[Stored items]

BEGIN

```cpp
int beagleBastaAllocateCoalescentBuffers(int instance, int coalescentBufferCount, int maxCoalescentIntervalCount,
                                         int partialsBufferCount, int initial, int threadCount);
int beagleBastaUpdatePartials(int instance, const int* operations, int operationCount, const int* intervals, int intervalCount,
                              int populationSizesIndex, int coalescentProbabilityIndex);
int beagleBastaAccumulatePartials(int instance, const int* operations, int operationCount, const int* intervals, int intervalCount,
                                  const double* intervalLengths, int populationSizesIndex, int coalescentProbabilityIndex,
                                  double* outLogLikelihood);
int beagleBastaGetBuffer(int instance, int index, double* out);
int beagleBastaGetBufferLength(int instance, int index);
int beagleBastaStats(int instance, long* out4);
#define BEAGLE_MI355_BASTA_STATES_AS_WRITTEN 2
int beagleBastaSampleStates(int instance, const int* operations, int operationCount, const int* intervals, int intervalCount,
                            int stateFrequenciesIndex, int replicateCount, unsigned long long seed, int flags,
                            unsigned char* outStates, double* outOccupancy, double* outChanges);
int beagleBastaStatesStats(int instance, long* out4);
int beagleBastaGradient(int instance, const int* operations, int operationCount, const int* intervals, int intervalCount,
                        const double* intervalLengths, const double* intervalDistances, int populationSizesIndex,
                        int coalescentProbabilityIndex, int flags, double* outPopulationSizes, double* outMigration, double* outAdjoints);
int beagleBastaGradientStats(int instance, long* out4);
int beagleBastaUpdatePartialsGrad(int instance, const int* operations, int operationCount, const int* intervals, int intervalCount,
                                  int populationSizesIndex, int coalescentProbabilityIndex);
int beagleBastaUpdateTransitionMatricesGrad(int instance, const int* transitionMatrixIndices, const double* branchLengths, int count);
int beagleBastaAccumulatePartialsGrad(int instance, const int* operations, int operationCount, const int* intervals, int intervalCount,
                                      const double* intervalLengths, int populationSizesIndex, int coalescentProbabilityIndex,
                                      double* outGradient);

typedef struct BeagleApi {
    const char* (*getVersion)(void);
// ... 46 lines not shown
```

Baseline: 3614.

## Scatter transition matrices directly into the walk stream from the matrix kernel

The transition-matrix kernels now also write each computed 4x4 matrix straight into the walk's packed matrix stream at precomputed columns, so the walk can skip its separate gather pass. A matrix epoch counter and a destination map track when the stream stays valid, and every other matrix writer marks it stale through matricesForWrite. This removes a gather kernel and its extra memory traffic per likelihood evaluation. In exchange it adds host-side bookkeeping, extra stores in the transition kernel, and cache-invalidation logic that has to stay correct.

```diff
diff --git a/beast-mcmc_amd/beagle.py b/beast-mcmc_amd/beagle.py
--- a/beast-mcmc_amd/beagle.py
+++ b/beast-mcmc_amd/beagle.py
@@ -112,7 +112,7 @@
                "beagleMi355KernelTimer", "beagleMi355DeviceBytes", "beagleMi355WalkStats", "beagleMi355GradientStats", "beagleMi355GetPartialsBatch", "beagleMi355SampleAncestralStates", "beagleMi355SampleMarkovJumps", "beagleMi355SampleMarkovJumpsUniformized",
                "beagleMi355SimulateSequences", "beagleMi355SimulateCompleteHistories", "beagleMi355RobustCounts", "beagleMi355SimulateUnconditionedCounts", "beagleMi355NodeHeightDerivatives", "beagleMi355UpdateDifferentialMatrices", "beagleMi355SetReversibleModels", "beagleMi355GetEigenDecomposition", "beagleMi355EigenStats", "beagleMi355UpdateTransitionMatricesFromGenerators", "beagleMi355GeneratorStats", "beagleMi355UpdateTransitionMatricesWithEpochs", "beagleMi355EpochStats", "beagleMi355NodePatternLikelihoods", "beagleMi355NodePatternStats", "beagleMi355NodePosteriors", "beagleMi355NodePosteriorStats", "beagleMi355PlacementScores", "beagleMi355PlacementStats", "beagleMi355SetTipEmission", "beagleMi355TipEmissionStats",
                "beagleMi355GetPartialsPinned", "beagleMi355GetSiteLogLikelihoodsPinned",
-               "beagleMi355KernelTimerCalls", "beagleMi355WalkHealth", "beagleMi355RepeatStats", "beagleMi355RepeatSubRunStats", "beagleMi355TableOperandStats", "beagleMi355WalkLaunchInfo", "beagleMi355RootFusedCount", "beagleMi355SitePrefetchCount", "beagleMi355KernelTimerRestart", "beagleMi355GetDimensions", "beagleMi355GetCommUniqueId", "beagleMi355CommInit", "beagleMi355CommInfo", "beagleMi355CalculateRootLogLikelihoodsAllReduce"] + \
+               "beagleMi355KernelTimerCalls", "beagleMi355WalkHealth", "beagleMi355RepeatStats", "beagleMi355RepeatSubRunStats", "beagleMi355TableOperandStats", "beagleMi355StreamScatterStats", "beagleMi355WalkLaunchInfo", "beagleMi355RootFusedCount", "beagleMi355SitePrefetchCount", "beagleMi355KernelTimerRestart", "beagleMi355GetDimensions", "beagleMi355GetCommUniqueId", "beagleMi355CommInit", "beagleMi355CommInfo", "beagleMi355CalculateRootLogLikelihoodsAllReduce"] + \
               ["beagleBasta" + k for k in ("AllocateCoalescentBuffers", "UpdatePartials", "AccumulatePartials", "GetBuffer", "GetBufferLength", "Stats", "SampleStates", "StatesStats",
                                            "Gradient", "GradientStats", "UpdatePartialsGrad", "UpdateTransitionMatricesGrad", "AccumulatePartialsGrad")]
 BASTA_OPERATION_SIZE = 8
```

END

Out of the entries, report each line that contains the word "const".

Answer to this exercise:
int beagleBastaUpdatePartials(int instance, const int* operations, int operationCount, const int* intervals, int intervalCount,
int beagleBastaAccumulatePartials(int instance, const int* operations, int operationCount, const int* intervals, int intervalCount,
                                  const double* intervalLengths, int populationSizesIndex, int coalescentProbabilityIndex,
int beagleBastaSampleStates(int instance, const int* operations, int operationCount, const int* intervals, int intervalCount,
int beagleBastaGradient(int instance, const int* operations, int operationCount, const int* intervals, int intervalCount,
                        const double* intervalLengths, const double* intervalDistances, int populationSizesIndex,
int beagleBastaUpdatePartialsGrad(int instance, const int* operations, int operationCount, const int* intervals, int intervalCount,
int beagleBastaUpdateTransitionMatricesGrad(int instance, const int* transitionMatrixIndices, const double* branchLengths, int count);
int beagleBastaAccumulatePartialsGrad(int instance, const int* operations, int operationCount, const int* intervals, int intervalCount,
                                      const double* intervalLengths, int populationSizesIndex, int coalescentProbabilityIndex,
    const char* (*getVersion)(void);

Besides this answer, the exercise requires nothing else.